## What needs to be done
After locating the line that contains "r.steps = tq" in the following entries, reproduce it and each later line exactly, including the last.

## Information
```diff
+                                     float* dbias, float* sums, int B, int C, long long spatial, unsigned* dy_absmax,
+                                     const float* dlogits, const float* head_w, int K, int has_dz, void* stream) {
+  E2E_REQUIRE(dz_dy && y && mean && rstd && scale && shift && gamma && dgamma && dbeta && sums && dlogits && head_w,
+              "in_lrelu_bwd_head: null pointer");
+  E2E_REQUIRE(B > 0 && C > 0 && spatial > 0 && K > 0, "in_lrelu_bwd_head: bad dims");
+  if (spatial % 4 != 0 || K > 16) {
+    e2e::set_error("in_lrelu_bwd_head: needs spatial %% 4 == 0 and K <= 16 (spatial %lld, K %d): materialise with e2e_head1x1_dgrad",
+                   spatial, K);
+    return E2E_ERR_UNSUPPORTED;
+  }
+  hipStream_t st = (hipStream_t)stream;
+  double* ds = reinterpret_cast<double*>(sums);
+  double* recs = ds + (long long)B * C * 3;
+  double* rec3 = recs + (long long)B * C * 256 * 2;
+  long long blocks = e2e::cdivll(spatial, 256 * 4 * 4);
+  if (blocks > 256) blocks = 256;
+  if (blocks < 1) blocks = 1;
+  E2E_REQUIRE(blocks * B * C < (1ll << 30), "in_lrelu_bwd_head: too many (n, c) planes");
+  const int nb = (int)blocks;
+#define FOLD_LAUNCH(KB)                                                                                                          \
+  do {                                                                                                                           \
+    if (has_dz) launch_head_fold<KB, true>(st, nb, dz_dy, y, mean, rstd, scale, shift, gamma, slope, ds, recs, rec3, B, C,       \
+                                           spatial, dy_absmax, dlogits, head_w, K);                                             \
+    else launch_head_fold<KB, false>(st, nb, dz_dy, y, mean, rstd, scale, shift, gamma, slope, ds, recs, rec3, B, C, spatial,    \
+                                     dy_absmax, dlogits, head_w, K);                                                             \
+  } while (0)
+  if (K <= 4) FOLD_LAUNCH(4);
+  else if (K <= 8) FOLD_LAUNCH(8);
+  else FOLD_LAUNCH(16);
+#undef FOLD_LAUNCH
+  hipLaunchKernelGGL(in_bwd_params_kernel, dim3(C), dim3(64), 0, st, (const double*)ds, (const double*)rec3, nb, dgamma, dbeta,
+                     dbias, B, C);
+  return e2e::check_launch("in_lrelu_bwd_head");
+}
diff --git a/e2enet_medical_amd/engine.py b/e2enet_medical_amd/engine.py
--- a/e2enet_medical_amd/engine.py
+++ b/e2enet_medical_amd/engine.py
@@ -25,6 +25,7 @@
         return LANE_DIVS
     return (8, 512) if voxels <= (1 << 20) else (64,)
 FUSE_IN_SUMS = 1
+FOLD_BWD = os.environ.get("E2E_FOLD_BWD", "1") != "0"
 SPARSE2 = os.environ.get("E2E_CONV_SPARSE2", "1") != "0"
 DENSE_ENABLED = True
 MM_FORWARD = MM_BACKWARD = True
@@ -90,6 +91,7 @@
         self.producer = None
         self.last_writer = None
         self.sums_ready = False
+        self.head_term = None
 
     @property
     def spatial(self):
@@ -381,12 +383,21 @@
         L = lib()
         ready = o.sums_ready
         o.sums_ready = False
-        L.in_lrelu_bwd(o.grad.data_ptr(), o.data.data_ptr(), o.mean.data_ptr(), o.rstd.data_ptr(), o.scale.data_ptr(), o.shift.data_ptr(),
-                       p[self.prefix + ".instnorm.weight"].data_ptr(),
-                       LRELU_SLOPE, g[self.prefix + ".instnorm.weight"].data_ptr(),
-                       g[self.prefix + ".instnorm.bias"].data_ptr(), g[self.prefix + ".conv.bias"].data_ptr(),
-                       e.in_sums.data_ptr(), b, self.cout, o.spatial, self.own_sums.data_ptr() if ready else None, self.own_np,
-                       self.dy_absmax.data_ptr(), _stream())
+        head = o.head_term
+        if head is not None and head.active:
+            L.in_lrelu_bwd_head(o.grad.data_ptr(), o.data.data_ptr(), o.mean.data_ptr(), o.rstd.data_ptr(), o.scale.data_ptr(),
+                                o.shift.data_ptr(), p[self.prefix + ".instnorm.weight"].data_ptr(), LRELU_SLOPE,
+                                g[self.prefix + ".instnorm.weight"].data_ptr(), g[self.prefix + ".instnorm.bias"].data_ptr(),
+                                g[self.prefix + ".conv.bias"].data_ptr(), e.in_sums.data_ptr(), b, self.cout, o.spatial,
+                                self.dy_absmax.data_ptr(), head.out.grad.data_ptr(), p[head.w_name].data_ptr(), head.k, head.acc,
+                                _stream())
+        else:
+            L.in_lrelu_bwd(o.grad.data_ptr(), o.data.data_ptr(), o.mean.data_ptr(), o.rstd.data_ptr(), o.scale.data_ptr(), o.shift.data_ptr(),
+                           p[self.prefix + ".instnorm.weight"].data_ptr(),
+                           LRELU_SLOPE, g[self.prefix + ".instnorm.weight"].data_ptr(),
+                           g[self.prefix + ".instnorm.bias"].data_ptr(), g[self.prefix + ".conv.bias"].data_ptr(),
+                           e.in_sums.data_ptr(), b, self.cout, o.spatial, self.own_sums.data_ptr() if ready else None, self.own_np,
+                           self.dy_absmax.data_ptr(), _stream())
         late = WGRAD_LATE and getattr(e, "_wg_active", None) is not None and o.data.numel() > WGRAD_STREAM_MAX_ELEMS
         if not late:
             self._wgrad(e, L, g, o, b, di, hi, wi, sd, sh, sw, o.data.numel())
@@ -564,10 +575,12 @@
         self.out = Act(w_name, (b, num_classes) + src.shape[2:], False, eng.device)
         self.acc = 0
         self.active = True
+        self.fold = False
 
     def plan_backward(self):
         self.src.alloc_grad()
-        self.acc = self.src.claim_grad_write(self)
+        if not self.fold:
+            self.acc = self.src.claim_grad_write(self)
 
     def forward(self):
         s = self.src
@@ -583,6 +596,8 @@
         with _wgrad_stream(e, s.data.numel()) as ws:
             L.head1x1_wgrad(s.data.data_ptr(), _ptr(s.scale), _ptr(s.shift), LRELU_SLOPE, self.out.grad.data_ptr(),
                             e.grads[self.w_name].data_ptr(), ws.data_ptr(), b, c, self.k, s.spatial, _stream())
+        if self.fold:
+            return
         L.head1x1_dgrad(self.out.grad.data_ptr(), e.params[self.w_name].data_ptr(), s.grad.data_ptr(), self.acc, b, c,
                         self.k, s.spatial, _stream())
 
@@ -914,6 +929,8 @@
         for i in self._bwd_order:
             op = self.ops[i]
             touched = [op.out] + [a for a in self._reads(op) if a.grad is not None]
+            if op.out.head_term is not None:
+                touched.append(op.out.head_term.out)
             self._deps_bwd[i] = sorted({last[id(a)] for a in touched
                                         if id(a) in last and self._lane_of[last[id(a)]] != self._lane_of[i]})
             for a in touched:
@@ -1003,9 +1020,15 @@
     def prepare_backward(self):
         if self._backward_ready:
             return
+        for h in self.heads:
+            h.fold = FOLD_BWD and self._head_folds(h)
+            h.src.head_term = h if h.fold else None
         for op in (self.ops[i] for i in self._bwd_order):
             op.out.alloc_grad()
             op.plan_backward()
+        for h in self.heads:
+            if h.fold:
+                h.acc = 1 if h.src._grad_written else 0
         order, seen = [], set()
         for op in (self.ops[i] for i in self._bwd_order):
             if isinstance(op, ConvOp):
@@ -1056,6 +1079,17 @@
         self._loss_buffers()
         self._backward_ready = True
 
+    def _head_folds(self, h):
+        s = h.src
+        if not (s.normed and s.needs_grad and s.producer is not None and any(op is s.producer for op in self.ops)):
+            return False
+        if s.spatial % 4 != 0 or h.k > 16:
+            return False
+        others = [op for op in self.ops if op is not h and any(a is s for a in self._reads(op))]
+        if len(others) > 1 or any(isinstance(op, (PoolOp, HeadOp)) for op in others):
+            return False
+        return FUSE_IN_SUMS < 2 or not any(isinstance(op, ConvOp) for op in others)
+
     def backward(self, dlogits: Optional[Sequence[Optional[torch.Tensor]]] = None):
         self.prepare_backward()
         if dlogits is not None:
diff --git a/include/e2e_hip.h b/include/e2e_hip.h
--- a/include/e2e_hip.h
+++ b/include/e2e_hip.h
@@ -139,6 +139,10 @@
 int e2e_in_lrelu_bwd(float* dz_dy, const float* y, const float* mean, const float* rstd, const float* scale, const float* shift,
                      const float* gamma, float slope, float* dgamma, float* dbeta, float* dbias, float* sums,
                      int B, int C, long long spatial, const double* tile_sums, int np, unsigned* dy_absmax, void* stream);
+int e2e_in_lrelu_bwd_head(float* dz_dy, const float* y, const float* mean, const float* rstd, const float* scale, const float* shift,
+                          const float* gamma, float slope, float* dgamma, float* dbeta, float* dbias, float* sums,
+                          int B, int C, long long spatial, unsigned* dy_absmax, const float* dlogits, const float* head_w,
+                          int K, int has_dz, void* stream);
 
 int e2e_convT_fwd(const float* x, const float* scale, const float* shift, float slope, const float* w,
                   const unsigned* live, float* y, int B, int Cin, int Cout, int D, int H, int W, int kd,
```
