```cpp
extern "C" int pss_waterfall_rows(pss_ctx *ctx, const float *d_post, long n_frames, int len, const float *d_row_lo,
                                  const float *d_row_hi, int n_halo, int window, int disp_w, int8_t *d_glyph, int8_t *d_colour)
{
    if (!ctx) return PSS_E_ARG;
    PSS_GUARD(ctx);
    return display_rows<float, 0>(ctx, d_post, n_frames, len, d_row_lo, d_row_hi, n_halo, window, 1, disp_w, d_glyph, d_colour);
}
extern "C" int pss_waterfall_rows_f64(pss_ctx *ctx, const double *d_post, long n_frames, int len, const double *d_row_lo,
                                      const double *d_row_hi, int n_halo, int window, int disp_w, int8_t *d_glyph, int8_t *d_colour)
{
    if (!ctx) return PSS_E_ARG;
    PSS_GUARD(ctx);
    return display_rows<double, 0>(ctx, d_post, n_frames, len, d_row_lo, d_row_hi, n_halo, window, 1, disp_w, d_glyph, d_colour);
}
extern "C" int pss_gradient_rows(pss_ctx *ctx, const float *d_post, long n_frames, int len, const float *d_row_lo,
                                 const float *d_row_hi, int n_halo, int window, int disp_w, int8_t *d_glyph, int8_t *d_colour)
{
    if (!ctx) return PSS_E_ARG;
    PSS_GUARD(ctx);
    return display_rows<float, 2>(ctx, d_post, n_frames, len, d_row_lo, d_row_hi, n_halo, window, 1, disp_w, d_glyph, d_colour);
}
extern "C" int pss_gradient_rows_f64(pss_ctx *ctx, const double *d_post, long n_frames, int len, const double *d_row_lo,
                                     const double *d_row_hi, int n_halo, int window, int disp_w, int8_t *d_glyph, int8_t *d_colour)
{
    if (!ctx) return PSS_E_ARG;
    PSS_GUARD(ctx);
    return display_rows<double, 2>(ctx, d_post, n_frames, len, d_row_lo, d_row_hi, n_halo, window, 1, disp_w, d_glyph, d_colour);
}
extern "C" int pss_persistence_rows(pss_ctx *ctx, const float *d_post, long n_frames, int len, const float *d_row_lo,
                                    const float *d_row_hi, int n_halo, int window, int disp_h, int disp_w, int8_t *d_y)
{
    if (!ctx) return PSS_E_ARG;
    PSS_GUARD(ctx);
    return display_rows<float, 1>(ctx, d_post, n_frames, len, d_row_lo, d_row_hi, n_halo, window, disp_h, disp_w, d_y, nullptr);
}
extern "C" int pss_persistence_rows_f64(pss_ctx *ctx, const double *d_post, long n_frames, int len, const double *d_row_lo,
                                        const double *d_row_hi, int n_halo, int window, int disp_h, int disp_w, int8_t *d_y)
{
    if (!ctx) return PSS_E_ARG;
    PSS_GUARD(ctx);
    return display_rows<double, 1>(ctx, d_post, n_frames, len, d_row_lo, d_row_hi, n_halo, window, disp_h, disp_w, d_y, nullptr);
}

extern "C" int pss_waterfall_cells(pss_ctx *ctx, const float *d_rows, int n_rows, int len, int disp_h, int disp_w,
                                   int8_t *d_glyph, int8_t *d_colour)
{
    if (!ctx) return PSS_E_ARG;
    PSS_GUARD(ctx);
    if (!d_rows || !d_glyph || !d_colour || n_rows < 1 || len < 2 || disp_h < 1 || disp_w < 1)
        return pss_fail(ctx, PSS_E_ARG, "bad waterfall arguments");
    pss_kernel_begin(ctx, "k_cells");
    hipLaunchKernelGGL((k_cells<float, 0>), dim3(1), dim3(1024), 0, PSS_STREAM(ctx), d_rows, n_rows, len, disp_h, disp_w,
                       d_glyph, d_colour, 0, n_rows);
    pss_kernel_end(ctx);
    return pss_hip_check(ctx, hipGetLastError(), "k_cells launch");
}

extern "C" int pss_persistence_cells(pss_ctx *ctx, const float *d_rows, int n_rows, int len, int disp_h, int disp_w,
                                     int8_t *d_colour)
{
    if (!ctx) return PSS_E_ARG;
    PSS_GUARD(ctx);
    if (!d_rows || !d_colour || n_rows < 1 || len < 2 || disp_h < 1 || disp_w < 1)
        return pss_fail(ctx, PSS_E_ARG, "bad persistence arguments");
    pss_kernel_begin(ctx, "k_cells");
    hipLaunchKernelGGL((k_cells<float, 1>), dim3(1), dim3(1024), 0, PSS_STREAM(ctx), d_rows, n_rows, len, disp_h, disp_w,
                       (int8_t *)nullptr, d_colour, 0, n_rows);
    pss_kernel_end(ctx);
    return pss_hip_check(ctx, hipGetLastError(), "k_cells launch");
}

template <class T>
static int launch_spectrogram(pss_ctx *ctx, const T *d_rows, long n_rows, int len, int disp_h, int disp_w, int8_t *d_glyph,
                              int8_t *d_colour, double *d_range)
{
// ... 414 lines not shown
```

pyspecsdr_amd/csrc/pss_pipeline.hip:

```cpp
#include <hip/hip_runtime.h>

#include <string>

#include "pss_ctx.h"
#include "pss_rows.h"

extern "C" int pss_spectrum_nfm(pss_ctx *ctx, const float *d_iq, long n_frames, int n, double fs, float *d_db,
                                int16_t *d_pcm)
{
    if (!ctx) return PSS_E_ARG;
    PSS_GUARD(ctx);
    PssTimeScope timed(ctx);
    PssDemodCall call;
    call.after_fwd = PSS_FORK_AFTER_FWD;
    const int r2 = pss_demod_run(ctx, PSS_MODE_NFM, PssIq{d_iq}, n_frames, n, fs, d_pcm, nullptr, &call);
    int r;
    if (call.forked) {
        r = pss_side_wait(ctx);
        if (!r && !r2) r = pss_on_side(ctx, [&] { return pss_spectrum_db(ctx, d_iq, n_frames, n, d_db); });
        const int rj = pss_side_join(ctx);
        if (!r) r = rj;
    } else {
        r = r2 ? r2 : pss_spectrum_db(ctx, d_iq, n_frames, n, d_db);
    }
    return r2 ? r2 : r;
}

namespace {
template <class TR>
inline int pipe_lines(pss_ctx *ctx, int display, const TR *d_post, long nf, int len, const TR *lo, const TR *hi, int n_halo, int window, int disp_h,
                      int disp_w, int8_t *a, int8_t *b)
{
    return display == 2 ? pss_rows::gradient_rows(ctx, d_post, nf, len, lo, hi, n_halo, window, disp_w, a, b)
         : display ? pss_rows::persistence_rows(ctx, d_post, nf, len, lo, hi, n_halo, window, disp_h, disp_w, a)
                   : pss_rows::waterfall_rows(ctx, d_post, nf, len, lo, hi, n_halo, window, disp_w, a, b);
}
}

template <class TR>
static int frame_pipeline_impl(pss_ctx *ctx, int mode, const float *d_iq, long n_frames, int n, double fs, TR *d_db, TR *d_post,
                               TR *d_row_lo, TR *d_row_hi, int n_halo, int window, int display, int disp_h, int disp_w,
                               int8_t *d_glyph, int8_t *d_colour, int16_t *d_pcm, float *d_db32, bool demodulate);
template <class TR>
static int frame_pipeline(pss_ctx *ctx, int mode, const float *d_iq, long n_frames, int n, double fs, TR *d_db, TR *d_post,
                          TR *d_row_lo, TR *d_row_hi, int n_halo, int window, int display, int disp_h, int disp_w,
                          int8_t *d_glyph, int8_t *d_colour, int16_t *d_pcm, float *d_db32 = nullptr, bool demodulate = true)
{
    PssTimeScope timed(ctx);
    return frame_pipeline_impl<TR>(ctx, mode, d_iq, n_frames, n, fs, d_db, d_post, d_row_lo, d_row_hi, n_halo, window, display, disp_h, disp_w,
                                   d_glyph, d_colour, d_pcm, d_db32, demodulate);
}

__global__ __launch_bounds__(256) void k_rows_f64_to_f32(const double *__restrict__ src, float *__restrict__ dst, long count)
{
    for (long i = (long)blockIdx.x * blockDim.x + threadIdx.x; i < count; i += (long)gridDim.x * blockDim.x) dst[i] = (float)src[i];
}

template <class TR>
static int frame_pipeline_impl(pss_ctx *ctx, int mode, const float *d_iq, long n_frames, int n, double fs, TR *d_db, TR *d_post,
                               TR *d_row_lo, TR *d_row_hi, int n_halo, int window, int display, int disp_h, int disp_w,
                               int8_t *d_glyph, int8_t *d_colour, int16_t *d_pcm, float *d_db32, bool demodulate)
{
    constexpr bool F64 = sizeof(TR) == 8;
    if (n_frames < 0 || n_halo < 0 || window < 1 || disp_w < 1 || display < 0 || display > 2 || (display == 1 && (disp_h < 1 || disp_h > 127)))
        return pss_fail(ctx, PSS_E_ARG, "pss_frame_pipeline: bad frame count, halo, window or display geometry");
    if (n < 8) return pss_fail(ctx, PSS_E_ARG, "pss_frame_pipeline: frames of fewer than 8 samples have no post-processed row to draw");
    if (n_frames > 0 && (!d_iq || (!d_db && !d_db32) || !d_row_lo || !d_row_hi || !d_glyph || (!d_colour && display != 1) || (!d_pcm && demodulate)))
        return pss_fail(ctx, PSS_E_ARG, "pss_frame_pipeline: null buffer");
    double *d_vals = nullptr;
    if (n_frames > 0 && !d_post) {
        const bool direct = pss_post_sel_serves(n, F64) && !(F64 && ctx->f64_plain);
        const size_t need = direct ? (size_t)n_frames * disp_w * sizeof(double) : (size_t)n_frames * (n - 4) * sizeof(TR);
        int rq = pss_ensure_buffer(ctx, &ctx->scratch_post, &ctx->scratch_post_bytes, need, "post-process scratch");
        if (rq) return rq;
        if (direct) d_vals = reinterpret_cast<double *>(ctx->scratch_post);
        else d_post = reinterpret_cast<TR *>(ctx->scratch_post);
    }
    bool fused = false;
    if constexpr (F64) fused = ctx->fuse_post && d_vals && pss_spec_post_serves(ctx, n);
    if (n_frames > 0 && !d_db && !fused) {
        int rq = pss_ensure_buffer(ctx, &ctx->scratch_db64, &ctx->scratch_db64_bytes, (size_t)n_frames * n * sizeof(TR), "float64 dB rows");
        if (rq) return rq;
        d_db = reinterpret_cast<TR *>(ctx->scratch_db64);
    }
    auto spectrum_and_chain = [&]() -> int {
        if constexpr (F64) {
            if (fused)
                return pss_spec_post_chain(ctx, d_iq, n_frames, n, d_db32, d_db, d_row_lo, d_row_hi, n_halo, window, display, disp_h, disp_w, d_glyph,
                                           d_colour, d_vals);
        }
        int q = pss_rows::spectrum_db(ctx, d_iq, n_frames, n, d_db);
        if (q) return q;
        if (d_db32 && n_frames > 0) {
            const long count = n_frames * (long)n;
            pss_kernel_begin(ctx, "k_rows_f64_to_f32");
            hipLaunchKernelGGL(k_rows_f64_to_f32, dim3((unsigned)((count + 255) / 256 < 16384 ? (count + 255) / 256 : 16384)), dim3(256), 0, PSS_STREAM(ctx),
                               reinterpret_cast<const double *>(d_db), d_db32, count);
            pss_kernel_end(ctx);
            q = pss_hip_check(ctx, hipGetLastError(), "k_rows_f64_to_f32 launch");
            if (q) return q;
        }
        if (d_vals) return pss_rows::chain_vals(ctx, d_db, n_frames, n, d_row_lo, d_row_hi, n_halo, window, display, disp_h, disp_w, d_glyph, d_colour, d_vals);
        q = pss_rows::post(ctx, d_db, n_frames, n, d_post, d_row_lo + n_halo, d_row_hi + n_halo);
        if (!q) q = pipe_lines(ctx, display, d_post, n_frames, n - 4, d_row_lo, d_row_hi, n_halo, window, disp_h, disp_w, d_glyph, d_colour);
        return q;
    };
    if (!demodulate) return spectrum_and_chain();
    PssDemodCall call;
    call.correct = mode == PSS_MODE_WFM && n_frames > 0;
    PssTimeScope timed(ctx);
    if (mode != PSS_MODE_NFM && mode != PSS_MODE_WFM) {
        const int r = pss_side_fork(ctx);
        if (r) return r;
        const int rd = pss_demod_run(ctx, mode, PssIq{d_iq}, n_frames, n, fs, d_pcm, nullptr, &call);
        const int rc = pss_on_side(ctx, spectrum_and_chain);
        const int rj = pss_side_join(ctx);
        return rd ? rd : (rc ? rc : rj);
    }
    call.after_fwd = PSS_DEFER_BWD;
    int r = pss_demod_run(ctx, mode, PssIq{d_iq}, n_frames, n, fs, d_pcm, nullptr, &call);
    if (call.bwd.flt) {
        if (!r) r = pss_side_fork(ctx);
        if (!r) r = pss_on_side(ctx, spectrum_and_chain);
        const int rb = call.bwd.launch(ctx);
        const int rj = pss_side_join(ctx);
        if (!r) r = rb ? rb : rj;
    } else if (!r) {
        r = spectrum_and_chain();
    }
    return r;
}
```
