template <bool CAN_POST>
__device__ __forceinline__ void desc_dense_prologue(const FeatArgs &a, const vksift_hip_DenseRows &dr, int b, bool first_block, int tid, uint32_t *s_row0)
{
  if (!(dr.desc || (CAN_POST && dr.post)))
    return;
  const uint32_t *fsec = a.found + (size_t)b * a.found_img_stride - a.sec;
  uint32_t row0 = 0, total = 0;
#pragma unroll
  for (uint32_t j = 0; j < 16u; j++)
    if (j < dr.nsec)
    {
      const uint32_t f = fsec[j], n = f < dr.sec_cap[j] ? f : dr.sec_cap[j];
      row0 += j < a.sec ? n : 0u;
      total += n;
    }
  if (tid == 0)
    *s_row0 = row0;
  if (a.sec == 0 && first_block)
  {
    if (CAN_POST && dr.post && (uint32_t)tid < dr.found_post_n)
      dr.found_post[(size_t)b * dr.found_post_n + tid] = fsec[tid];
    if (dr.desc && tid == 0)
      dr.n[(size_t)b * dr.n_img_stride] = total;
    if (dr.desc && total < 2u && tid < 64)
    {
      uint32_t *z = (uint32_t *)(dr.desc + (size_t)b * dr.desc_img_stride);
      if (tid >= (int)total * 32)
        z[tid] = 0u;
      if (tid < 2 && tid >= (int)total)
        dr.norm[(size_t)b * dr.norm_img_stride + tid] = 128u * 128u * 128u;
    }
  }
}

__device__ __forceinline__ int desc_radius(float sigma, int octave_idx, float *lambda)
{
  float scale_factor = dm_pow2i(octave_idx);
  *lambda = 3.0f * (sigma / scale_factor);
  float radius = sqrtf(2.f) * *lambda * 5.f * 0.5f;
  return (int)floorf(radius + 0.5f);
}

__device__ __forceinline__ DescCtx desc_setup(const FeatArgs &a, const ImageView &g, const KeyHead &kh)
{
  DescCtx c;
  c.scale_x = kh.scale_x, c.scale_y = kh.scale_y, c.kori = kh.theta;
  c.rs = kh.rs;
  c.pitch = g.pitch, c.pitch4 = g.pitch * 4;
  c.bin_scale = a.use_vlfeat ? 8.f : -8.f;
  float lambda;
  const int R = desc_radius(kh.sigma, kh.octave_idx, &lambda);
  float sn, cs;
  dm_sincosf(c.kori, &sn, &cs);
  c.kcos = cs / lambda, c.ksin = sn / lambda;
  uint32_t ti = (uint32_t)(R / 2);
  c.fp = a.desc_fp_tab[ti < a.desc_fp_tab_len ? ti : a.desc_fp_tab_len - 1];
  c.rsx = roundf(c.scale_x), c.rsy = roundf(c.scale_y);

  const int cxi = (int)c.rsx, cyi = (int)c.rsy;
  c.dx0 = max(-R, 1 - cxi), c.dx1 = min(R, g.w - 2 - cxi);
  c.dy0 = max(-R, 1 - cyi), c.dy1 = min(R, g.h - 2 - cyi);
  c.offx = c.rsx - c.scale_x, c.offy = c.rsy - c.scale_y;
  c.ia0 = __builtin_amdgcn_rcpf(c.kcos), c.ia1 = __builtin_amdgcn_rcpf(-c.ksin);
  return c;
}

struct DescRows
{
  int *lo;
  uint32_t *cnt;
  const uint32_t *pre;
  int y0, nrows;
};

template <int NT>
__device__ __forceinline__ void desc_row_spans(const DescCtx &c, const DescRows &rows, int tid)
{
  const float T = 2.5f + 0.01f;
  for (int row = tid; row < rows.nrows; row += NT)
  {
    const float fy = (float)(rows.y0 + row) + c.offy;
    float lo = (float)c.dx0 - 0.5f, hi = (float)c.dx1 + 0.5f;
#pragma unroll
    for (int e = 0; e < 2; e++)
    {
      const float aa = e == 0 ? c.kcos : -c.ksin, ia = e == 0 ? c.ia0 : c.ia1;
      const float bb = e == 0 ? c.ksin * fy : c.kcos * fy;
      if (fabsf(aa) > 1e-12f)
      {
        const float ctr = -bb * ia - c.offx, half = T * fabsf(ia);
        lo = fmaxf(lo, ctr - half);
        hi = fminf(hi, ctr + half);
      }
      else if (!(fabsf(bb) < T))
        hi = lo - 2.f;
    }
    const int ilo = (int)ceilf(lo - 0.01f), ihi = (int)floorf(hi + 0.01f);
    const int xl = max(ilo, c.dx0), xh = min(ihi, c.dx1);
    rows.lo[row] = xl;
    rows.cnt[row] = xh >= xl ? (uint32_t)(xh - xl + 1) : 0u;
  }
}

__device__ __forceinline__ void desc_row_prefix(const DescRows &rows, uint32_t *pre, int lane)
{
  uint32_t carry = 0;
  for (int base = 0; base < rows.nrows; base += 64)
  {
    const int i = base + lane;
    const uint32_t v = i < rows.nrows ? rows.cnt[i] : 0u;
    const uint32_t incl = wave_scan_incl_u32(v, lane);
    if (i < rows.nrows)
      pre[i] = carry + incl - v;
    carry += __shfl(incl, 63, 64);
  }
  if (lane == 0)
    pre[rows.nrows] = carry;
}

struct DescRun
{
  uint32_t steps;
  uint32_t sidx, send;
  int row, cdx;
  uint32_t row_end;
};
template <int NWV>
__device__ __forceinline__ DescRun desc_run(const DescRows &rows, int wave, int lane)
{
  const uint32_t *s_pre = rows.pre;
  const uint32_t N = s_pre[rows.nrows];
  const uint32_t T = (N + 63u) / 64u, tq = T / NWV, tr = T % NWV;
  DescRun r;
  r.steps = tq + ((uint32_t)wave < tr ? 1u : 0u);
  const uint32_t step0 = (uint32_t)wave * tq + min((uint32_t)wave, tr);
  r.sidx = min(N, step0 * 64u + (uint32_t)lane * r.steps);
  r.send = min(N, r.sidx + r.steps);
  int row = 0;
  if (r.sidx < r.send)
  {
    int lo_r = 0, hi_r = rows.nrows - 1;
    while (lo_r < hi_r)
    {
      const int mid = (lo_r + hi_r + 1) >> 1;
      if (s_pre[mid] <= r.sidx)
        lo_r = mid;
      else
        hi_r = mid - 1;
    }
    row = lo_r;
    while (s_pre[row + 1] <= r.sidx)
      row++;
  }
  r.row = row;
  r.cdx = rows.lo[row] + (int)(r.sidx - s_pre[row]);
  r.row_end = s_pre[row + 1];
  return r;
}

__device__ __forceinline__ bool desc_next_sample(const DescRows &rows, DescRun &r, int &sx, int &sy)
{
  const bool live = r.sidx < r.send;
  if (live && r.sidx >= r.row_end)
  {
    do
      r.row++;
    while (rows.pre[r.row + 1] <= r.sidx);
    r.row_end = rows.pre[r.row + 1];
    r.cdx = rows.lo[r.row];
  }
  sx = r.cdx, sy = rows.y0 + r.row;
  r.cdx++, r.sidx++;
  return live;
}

## Solution to the exercise
  r.steps = tq + ((uint32_t)wave < tr ? 1u : 0u);
  const uint32_t step0 = (uint32_t)wave * tq + min((uint32_t)wave, tr);
  r.sidx = min(N, step0 * 64u + (uint32_t)lane * r.steps);
  r.send = min(N, r.sidx + r.steps);
  int row = 0;
  if (r.sidx < r.send)
  {
    int lo_r = 0, hi_r = rows.nrows - 1;
    while (lo_r < hi_r)
    {
      const int mid = (lo_r + hi_r + 1) >> 1;
      if (s_pre[mid] <= r.sidx)
        lo_r = mid;
      else
        hi_r = mid - 1;
    }
    row = lo_r;
    while (s_pre[row + 1] <= r.sidx)
      row++;
  }
  r.row = row;
  r.cdx = rows.lo[row] + (int)(r.sidx - s_pre[row]);
  r.row_end = s_pre[row + 1];
  return r;
}

__device__ __forceinline__ bool desc_next_sample(const DescRows &rows, DescRun &r, int &sx, int &sy)
{
  const bool live = r.sidx < r.send;
  if (live && r.sidx >= r.row_end)
  {
    do
      r.row++;
    while (rows.pre[r.row + 1] <= r.sidx);
    r.row_end = rows.pre[r.row + 1];
    r.cdx = rows.lo[r.row];
  }
  sx = r.cdx, sy = rows.y0 + r.row;
  r.cdx++, r.sidx++;
  return live;
}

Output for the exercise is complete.